The following is an array of scatterplots, showing the relationship between the various post-stratified estimates and actual results. Correlations reported are Spearman rank-order correlations.

panel.cor <- function(x, y, digits = 2, prefix = "", cex.cor, ...){
    usr <- par("usr"); on.exit(par(usr))
    par(usr = c(0, 1, 0, 1))
    r <- abs(cor(x, y,use="pairwise",method="spearman"))
    txt <- format(c(r, 0.123456789), digits = digits)[1]
    txt <- paste0(prefix, txt)
    if(missing(cex.cor)) cex.cor <- 0.8/strwidth(txt)
    text(0.5, 0.5, txt, cex = 2)
}

pairs(cbind(plotData$p.bayes,
            plotData$p.glmer,
            plotData$p.bart,
            plotData$p.nnet,
            plotData$p.glm,
            plotData$p.raked,
            plotData$naive,
            plotData$yes_per/100),
      labels=c("BART\n+ Bayes",
               "GLMER","BART","nnet","logistic\nregression",
               "raking","naive","AMLPS\n(actuall)"),
      lower.panel=function(x,y){
        abline(0,1)
        abline(coef=coef(lm(y~x)),col="red")
        points(x,y,pch=1)
        },
      upper.panel = panel.cor)

The raked estimates perform quite well relative to other more complex methods of statistical adjustment. Indeed, if a rank ordering of CEDs is all we seek, then even the naive estimates based on the raw, unadjusted VC responses have tolerable performance.

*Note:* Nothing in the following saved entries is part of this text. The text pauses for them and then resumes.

__global__ __launch_bounds__(256) void k_colour(const FrameDesc* frames, Dims dm, int max_drops, double cam_exposure, Scratch sc) {
  const int f = blockIdx.y;
  const int s = blockIdx.x * 256 + threadIdx.x;
  const FrameDesc& fr = frames[f];
  if (s >= fr.n_drops) return;
  const int i = sc.fov_slots ? sc.fov_order[(int64_t)f * max_drops + s] : s;
  const int64_t gi = (int64_t)f * max_drops + i;
  const DropPlan& p = sc.plan[gi];
  CompRec rec;
  rec.x0 = rec.y0 = rec.x1 = rec.y1 = 0;
  rec.ox = rec.oy = rec.pitch = rec.pad = 0;
  rec.off = 0;
  rec.tau_one = rec.g = 0;
  rec.K[0] = rec.K[1] = rec.K[2] = 0;
  rec.zdist = fr.depth ? fabs(as_global((const double*)fr.drops[i].wps)[2]) : 0.0;
  int status = p.status;
  bool blended = false;
  const int n = sc.npts[gi];
  if (n == 0) status = RR_DROP_FOV_FAIL;
  if (n < 0) {
    if (status == RR_DROP_OK && sc.sizes[gi] > 0) {
      blended = true;
      rec.K[0] = rec.K[1] = rec.K[2] = 1.0;
      rec.x0 = p.vis_x0;
      rec.y0 = p.vis_y0;
      rec.x1 = p.vis_x0 + p.vis_w;
      rec.y1 = p.vis_y0 + p.vis_h;
      rec.ox = -p.vis_x0;
      rec.oy = -p.vis_y0;
      rec.pitch = p.tw;
      rec.off = p.a0_off;
      rec.tau_one = p.tau_one;
      rec.g = p.g;
    }
  }
  if (n > 0) {
    double S[4] = {0, 0, 0, 0};
    bool any = false;
    double sumW = 0.0, sumY = 0.0;
    for (int b = 0; b < COL_PARTS; b++) {
      const int64_t at = ((int64_t)(f * COL_PARTS + b) * 5) * max_drops + s;
      if (sc.colpart_f32) {
        const float* part = reinterpret_cast<const float*>(sc.colpart) + at;
        for (int k = 0; k < 4; k++) S[k] += (double)part[(int64_t)max_drops * k];
        any = any || part[(int64_t)max_drops * 4] != 0.0f;
      } else {
        const double* part = sc.colpart + at;
        for (int k = 0; k < 4; k++) S[k] += part[(int64_t)max_drops * k];
        any = any || part[(int64_t)max_drops * 4] != 0.0;
      }
      sumW += sc.fband[(f * COL_PARTS + b) * 2 + 0];
      sumY += sc.fband[(f * COL_PARTS + b) * 2 + 1];
    }
    if (!any) status = RR_DROP_EMPTY_FOV;
    if (status == RR_DROP_OK && sc.sizes[gi] > 0) {
      blended = true;
      colour_from_sums(S, sumW, sumY / sumW, rec.K);
      if (p.r1 > 0) {
        const int fx0 = p.vis_x0 - p.crop_x + (p.shift - p.r2), fy0 = p.vis_y0 - p.crop_y + (p.shift - p.r1);
        rec.x0 = imax(p.vis_x0, fx0);
        rec.y0 = imax(p.vis_y0, fy0);
        rec.x1 = imin(p.vis_x0 + p.vis_w, fx0 + p.ew);
        rec.y1 = imin(p.vis_y0 + p.vis_h, fy0 + p.eh);
        if (rec.x1 <= rec.x0 || rec.y1 <= rec.y0) { rec.x0 = rec.y0 = rec.x1 = rec.y1 = 0; }
        rec.ox = -(fx0 - p.epad);
        rec.oy = -fy0;
        rec.pitch = p.epitch;
        rec.off = p.a1_off;
      } else {
        const int rx0 = p.vis_x0 - p.crop_x + p.shift, ry0 = p.vis_y0 - p.crop_y + p.shift;
        rec.x0 = imax(p.vis_x0, rx0);
        rec.y0 = imax(p.vis_y0, ry0);
        rec.x1 = imin(p.vis_x0 + p.vis_w, rx0 + p.tw);
        rec.y1 = imin(p.vis_y0 + p.vis_h, ry0 + p.th);
        if (rec.x1 <= rec.x0 || rec.y1 <= rec.y0) { rec.x0 = rec.y0 = rec.x1 = rec.y1 = 0; }
        rec.ox = -rx0;
        rec.oy = -ry0;
        rec.pitch = p.tw;
        rec.off = p.a0_off;
      }
      rec.tau_one = p.tau_one;
      rec.g = p.g;
    }
  }
  {
    const double BIG = 1.0e50;
    const bool tame = fabs(rec.tau_one) < BIG && (rec.tau_one == 0.0 || rec.tau_one > 1.0e-200) && fabs(rec.g) < BIG &&
                      fabs(rec.K[0]) < BIG && fabs(rec.K[1]) < BIG && fabs(rec.K[2]) < BIG && p.kind != KIND_EXT;
    rec.pad = tame ? 0 : 1;
  }
  sc.comp[gi] = rec;
  {
    CompRec32 r32;
    r32.xx = (uint32_t)(rec.x0 & 0xffff) | ((uint32_t)(rec.x1 & 0xffff) << 16);
    r32.yy = (uint32_t)(rec.y0 & 0xffff) | ((uint32_t)(rec.y1 & 0xffff) << 16);
    r32.base = rec.off + ((int64_t)rec.oy * rec.pitch + rec.ox);
    r32.pitch_slow = (uint32_t)rec.pitch | ((uint32_t)(rec.pad ? 1 : 0) << 31);
    r32.te = (float)(rec.tau_one / cam_exposure);
    r32.kg[0] = (float)(rec.K[0] * rec.g); r32.kg[1] = (float)(rec.K[1] * rec.g); r32.kg[2] = (float)(rec.K[2] * rec.g);
    r32.zdist = rec.zdist;
    r32.spare0 = 0;
    r32.spare[0] = r32.spare[1] = r32.spare[2] = r32.spare[3] = 0;
    sc.comp32[gi] = r32;
// ... 3334 lines not shown
      ctx->prof_stats.push_back(s);
    }
    ctx->ev_pool.push_back(pe.a);
    ctx->ev_pool.push_back(pe.b);
  }
  ctx->prof_pending.clear();
}

bool fov_fast_path(const rr_ctx* ctx, const Dims& dm) {
  return !ctx->general_fov && dm.He <= HE_MAX && dm.We <= FOV_WE_MAX && (int64_t)dm.We * dm.He < (1 << 22) && ctx->cam.n_fov * 1 <= 64 &&
         ctx->cam.n_fov >= 3;
}

int ensure_scratch(rr_ctx* ctx, int n, int max_drops, const Dims& dm, bool need_comp_out) {
  const bool grow_frames = n > ctx->cap_frames;
  const bool grow_drops = max_drops > ctx->cap_drops;
  const bool dims_change = dm.H != ctx->cap_dims.H || dm.W != ctx->cap_dims.W || dm.He != ctx->cap_dims.He || dm.We != ctx->cap_dims.We;
  const bool general = !fov_fast_path(ctx, dm);
  if (grow_frames || grow_drops || dims_change || (need_comp_out && !ctx->d_comp_out) || general != ctx->scratch_general || ctx->cam.n_fov > ctx->erec_nfov) {
    HIPCHK(hipDeviceSynchronize());
    const int F = grow_frames ? n : ctx->cap_frames;
    const int D = grow_drops ? max_drops : ctx->cap_drops;
    const size_t fd = (size_t)F * (size_t)(D > 0 ? D : 1);
    const int Hp = (dm.He + 3) & ~3;
    int rc;
    if ((rc = dev_alloc(ctx, ctx->sc.plan, fd))) return rc;
    if ((rc = dev_alloc(ctx, ctx->sc.comp, fd))) return rc;
    if ((rc = dev_alloc(ctx, ctx->sc.comp32, fd))) return rc;
    if ((rc = dev_alloc(ctx, ctx->sc.npts, fd))) return rc;
    if ((rc = dev_alloc(ctx, ctx->sc.sizes, fd))) return rc;
    if ((rc = dev_alloc(ctx, ctx->sc.list_rot, fd))) return rc;
    if ((rc = dev_alloc(ctx, ctx->sc.rows_list, fd))) return rc;
    if ((rc = dev_alloc(ctx, ctx->sc.rows_sorted, fd))) return rc;
    if ((rc = dev_alloc(ctx, ctx->sc.rows_n, (size_t)F * 3))) return rc;
    if ((rc = dev_alloc(ctx, ctx->sc.rows_hist, (size_t)RW_TEX_MAX * 3 + 16))) return rc;
    ctx->sc.rows_cost = reinterpret_cast<unsigned long long*>(ctx->sc.rows_hist + RW_TEX_MAX);
    ctx->sc.rows_next = ctx->sc.rows_hist + 3 * RW_TEX_MAX;
    ctx->sc.rot_total = ctx->sc.rows_next + 1;
    if ((rc = dev_alloc(ctx, ctx->sc.rows_bounds, (size_t)RW_SHARE_MAX + 1))) return rc;
    if ((rc = dev_alloc(ctx, ctx->sc.rows_fbase, (size_t)F * RW_TEX_MAX))) return rc;
    if ((rc = dev_alloc(ctx, ctx->sc.fov_list, fd))) return rc;
    if ((rc = dev_alloc(ctx, ctx->sc.fov_erec, general ? 1 : fd * (size_t)(ctx->cam.n_fov > 0 ? ctx->cam.n_fov : RR_MAX_FOV)))) return rc;
    if ((rc = dev_alloc(ctx, ctx->sc.fov_pix, general ? 1 : fd * (size_t)(ctx->cam.n_fov > 0 ? ctx->cam.n_fov : RR_MAX_FOV)))) return rc;
    ctx->erec_nfov = ctx->cam.n_fov;
    if ((rc = dev_alloc(ctx, ctx->sc.fov_rec, general ? 1 : fd))) return rc;
    if ((rc = dev_alloc(ctx, ctx->sc.fov_order, general ? 1 : fd))) return rc;
    if ((rc = dev_alloc(ctx, ctx->sc.fov_slot, general ? 1 : fd))) return rc;
    if ((rc = dev_alloc(ctx, ctx->sc.fov_list_n, (size_t)F))) return rc;
    if ((rc = dev_alloc(ctx, ctx->sc.list_gen, fd))) return rc;
    if ((rc = dev_alloc(ctx, ctx->sc.list_slow, fd))) return rc;
    if ((rc = dev_alloc(ctx, ctx->sc.blur_items, fd * 8))) return rc;
    if ((rc = dev_alloc(ctx, ctx->sc.list_small, fd))) return rc;
    if ((rc = dev_alloc(ctx, ctx->sc.colpart, fd * COL_PARTS * 5))) return rc;
    if ((rc = dev_alloc(ctx, ctx->sc.wtab, fd * 2 * (BR_MAX + 1)))) return rc;
    if ((rc = dev_alloc(ctx, ctx->sc.wtab_big, (size_t)F * SLOW_CAP * 2 * (MAX_R + 1)))) return rc;
    if (general) {
      if ((rc = dev_alloc(ctx, ctx->sc.poly, fd * 2 * POLY_STRIDE))) return rc;
      if ((rc = dev_alloc(ctx, ctx->sc.prefix, (size_t)F * dm.He * (size_t)(dm.We + 1) * 4))) return rc;
      if ((rc = dev_alloc(ctx, ctx->sc.spans, 1))) return rc;
    } else {
      if ((rc = dev_alloc(ctx, ctx->sc.poly, 1))) return rc;
      if ((rc = dev_alloc(ctx, ctx->sc.prefix, 1))) return rc;
      const size_t per_frame = (size_t)(((D > 0 ? D : 1) + 1 + 7) & ~7) * (size_t)Hp;
      if ((rc = dev_alloc(ctx, ctx->sc.spans, (size_t)F * per_frame))) return rc;
      HIPCHK(hipMemset(ctx->sc.spans, 0, sizeof(uint32_t) * (size_t)F * per_frame));
    }
    ctx->scratch_general = general;
    ctx->scratch_hp = Hp;
    if ((rc = dev_alloc(ctx, ctx->sc.bbox, fd))) return rc;
    if ((rc = dev_alloc(ctx, ctx->sc.blended, fd))) return rc;
    {
      const size_t nct = (size_t)((dm.W + CTILE - 1) / CTILE) * ((dm.H + CTILE - 1) / CTILE);
      if ((rc = dev_alloc(ctx, ctx->sc.clist, fd * nct))) return rc;
      if ((rc = dev_alloc(ctx, ctx->sc.ccount, (size_t)F * nct))) return rc;
    }
    if ((rc = dev_alloc(ctx, ctx->sc.counts, (size_t)F * 8))) return rc;
    if ((rc = dev_alloc(ctx, ctx->sc.canon, fd))) return rc;
    if ((rc = dev_alloc(ctx, ctx->sc.bigs_list, fd))) return rc;
    if ((rc = dev_alloc(ctx, ctx->sc.bigs_n, (size_t)F))) return rc;
    if ((rc = dev_alloc(ctx, ctx->sc.tkey, fd * 2))) return rc;
    if ((rc = dev_alloc(ctx, ctx->sc.lrec, fd))) return rc;
    if ((rc = dev_alloc(ctx, ctx->sc.list_big, fd))) return rc;
    if ((rc = dev_alloc(ctx, ctx->sc.big_off, fd + F))) return rc;
    if ((rc = dev_alloc(ctx, ctx->sc.htab, fd * 2))) return rc;
    if ((rc = dev_alloc(ctx, ctx->sc.fband, (size_t)F * COL_PARTS * 2))) return rc;
    const int ntiles = ((dm.W + TILE - 1) / TILE) * ((dm.H + TILE - 1) / TILE);
    if ((rc = dev_alloc(ctx, ctx->sc.partial, (size_t)F * ntiles * 4))) return rc;
    if ((rc = dev_alloc(ctx, ctx->sc.means, (size_t)F * 4))) return rc;
    if ((rc = dev_alloc(ctx, ctx->sc.arena_need, (size_t)F))) return rc;
    if ((rc = dev_alloc(ctx, ctx->d_frames, (size_t)F))) return rc;
    if ((rc = dev_alloc(ctx, ctx->d_comp_out, (size_t)F * dm.H * dm.W * 3))) return rc;
    if (ctx->arena_cap == 0) ctx->arena_cap = (int64_t)(D > 0 ? D : 1) * 1024 + (1 << 20);
    if ((rc = dev_alloc(ctx, ctx->sc.arena, (size_t)F * (size_t)ctx->arena_cap))) return rc;
    ctx->cap_frames = F;
    ctx->cap_drops = D;
    ctx->cap_dims = dm;
  }
  return RR_OK;
}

ols <- lm(yes_per~I(p.bayes*100),data=plotData)
b <- coef(ols)

In the next scatterplot I focus on the relationship between the BART + Bayes estimates and the AMLPS results; the dark line is a 45 degree line and if the BART + Bayes estimates perfectly predicted the AMLPS results the data would all fall on this line. Points below the 45 degree line are overestimates, where the BART + Bayes prediction overstates the AMLPS result; convrsely, points above the 45 degree line are underestimates.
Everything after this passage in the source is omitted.